Extracted records:
★ ★ ★ ★ ★
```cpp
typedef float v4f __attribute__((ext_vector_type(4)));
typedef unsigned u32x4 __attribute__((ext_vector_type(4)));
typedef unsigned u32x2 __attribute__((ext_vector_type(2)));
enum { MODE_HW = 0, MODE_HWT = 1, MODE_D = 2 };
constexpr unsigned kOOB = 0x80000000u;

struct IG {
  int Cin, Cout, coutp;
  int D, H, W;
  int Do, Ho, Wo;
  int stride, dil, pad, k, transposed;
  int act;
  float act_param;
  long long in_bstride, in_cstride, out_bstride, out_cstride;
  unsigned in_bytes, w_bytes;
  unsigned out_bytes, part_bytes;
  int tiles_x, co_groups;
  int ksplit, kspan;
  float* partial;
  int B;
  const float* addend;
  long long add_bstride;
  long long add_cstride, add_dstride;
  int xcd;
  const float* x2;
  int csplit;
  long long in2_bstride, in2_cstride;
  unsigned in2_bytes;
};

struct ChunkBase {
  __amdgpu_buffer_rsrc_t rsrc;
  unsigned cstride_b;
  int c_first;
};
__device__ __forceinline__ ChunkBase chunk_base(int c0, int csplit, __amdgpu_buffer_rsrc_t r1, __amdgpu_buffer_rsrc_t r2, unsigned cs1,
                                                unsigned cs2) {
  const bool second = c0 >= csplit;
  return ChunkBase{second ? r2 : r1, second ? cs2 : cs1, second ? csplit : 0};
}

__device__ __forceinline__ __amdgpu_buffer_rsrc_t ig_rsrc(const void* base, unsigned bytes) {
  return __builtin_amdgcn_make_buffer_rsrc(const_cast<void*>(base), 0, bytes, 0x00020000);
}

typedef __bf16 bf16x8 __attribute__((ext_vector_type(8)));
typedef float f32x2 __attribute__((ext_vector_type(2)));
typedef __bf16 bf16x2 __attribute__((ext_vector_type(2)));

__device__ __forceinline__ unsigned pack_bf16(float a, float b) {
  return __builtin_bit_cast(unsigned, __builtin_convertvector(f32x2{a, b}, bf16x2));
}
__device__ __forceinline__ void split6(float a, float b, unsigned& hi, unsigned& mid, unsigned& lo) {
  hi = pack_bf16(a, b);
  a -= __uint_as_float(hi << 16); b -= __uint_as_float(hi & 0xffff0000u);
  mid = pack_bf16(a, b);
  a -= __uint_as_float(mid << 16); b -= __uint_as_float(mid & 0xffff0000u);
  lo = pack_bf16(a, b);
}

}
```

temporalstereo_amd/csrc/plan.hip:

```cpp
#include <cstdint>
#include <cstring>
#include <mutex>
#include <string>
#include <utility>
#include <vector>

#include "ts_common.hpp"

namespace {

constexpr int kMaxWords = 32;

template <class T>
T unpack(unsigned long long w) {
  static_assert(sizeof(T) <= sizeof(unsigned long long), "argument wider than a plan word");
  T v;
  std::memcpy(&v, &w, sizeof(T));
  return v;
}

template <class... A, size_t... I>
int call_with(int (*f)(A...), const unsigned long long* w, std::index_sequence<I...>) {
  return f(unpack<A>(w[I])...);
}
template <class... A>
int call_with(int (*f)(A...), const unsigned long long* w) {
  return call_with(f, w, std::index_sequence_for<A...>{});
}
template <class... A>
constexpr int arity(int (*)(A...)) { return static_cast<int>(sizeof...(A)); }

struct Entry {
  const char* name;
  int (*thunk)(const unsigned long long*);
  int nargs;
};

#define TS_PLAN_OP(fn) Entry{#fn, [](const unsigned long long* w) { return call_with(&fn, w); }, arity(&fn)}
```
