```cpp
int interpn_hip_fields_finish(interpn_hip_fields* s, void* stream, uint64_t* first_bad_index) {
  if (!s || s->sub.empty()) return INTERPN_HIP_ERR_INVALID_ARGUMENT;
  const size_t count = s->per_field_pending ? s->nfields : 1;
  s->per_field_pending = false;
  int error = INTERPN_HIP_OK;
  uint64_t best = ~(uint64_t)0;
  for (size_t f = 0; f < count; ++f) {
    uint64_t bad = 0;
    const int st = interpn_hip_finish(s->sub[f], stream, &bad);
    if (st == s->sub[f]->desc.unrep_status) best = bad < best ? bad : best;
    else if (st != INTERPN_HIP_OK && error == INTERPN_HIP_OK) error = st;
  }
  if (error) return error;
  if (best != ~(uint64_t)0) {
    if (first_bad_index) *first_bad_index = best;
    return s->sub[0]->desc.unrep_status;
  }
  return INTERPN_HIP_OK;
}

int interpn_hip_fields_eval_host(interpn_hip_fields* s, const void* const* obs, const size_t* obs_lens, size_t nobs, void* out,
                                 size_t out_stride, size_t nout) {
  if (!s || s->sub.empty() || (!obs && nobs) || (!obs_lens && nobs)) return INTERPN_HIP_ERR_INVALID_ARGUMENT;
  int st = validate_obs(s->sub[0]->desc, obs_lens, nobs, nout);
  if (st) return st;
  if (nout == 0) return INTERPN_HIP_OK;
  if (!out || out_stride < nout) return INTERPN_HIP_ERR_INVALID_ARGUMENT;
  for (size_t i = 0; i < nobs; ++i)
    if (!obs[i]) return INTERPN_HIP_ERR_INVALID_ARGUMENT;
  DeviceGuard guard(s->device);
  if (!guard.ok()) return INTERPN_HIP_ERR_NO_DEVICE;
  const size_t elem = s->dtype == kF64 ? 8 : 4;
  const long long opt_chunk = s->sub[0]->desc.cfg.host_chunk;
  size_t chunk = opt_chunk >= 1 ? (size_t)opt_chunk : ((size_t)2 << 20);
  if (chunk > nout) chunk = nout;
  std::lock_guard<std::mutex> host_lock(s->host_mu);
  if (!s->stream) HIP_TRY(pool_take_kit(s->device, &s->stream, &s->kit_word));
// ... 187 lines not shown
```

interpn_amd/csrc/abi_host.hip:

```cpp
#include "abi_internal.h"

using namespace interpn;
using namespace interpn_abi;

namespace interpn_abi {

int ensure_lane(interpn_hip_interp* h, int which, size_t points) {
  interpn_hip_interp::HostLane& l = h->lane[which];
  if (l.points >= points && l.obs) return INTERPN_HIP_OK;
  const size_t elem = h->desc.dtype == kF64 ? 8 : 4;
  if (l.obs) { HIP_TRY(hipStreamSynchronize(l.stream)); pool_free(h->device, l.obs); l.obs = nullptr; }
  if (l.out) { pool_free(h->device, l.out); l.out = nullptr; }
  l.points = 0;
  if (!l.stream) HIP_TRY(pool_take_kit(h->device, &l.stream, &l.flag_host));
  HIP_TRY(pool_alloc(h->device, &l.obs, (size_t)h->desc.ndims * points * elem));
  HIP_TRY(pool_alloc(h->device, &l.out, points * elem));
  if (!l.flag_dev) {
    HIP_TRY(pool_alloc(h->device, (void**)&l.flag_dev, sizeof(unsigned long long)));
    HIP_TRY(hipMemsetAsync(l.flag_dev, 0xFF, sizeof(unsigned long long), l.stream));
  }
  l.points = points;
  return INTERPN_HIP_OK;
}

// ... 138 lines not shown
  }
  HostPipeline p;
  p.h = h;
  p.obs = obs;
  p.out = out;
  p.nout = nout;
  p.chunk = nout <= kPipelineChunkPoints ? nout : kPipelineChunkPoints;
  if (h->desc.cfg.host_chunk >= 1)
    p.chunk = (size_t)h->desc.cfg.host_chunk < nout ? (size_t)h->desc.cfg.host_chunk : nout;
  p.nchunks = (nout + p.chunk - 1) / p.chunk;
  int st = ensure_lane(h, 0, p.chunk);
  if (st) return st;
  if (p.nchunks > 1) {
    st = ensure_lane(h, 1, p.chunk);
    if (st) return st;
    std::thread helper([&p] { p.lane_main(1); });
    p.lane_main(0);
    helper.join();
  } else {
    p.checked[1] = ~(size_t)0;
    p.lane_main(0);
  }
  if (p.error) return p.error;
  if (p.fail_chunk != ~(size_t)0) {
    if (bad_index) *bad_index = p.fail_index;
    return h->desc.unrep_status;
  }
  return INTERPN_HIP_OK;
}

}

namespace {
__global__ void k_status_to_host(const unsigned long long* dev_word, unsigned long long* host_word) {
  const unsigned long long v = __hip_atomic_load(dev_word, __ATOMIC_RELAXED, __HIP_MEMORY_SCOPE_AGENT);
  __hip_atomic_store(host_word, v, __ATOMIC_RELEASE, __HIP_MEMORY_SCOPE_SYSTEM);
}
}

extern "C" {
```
★ ★ ★ ★ ★
Exercise directions: Please find every line in the listing that holds the string "namespace" and copy it.

Answer to the problem:
namespace {
using namespace interpn;
using namespace interpn_abi;
namespace interpn_abi {
namespace {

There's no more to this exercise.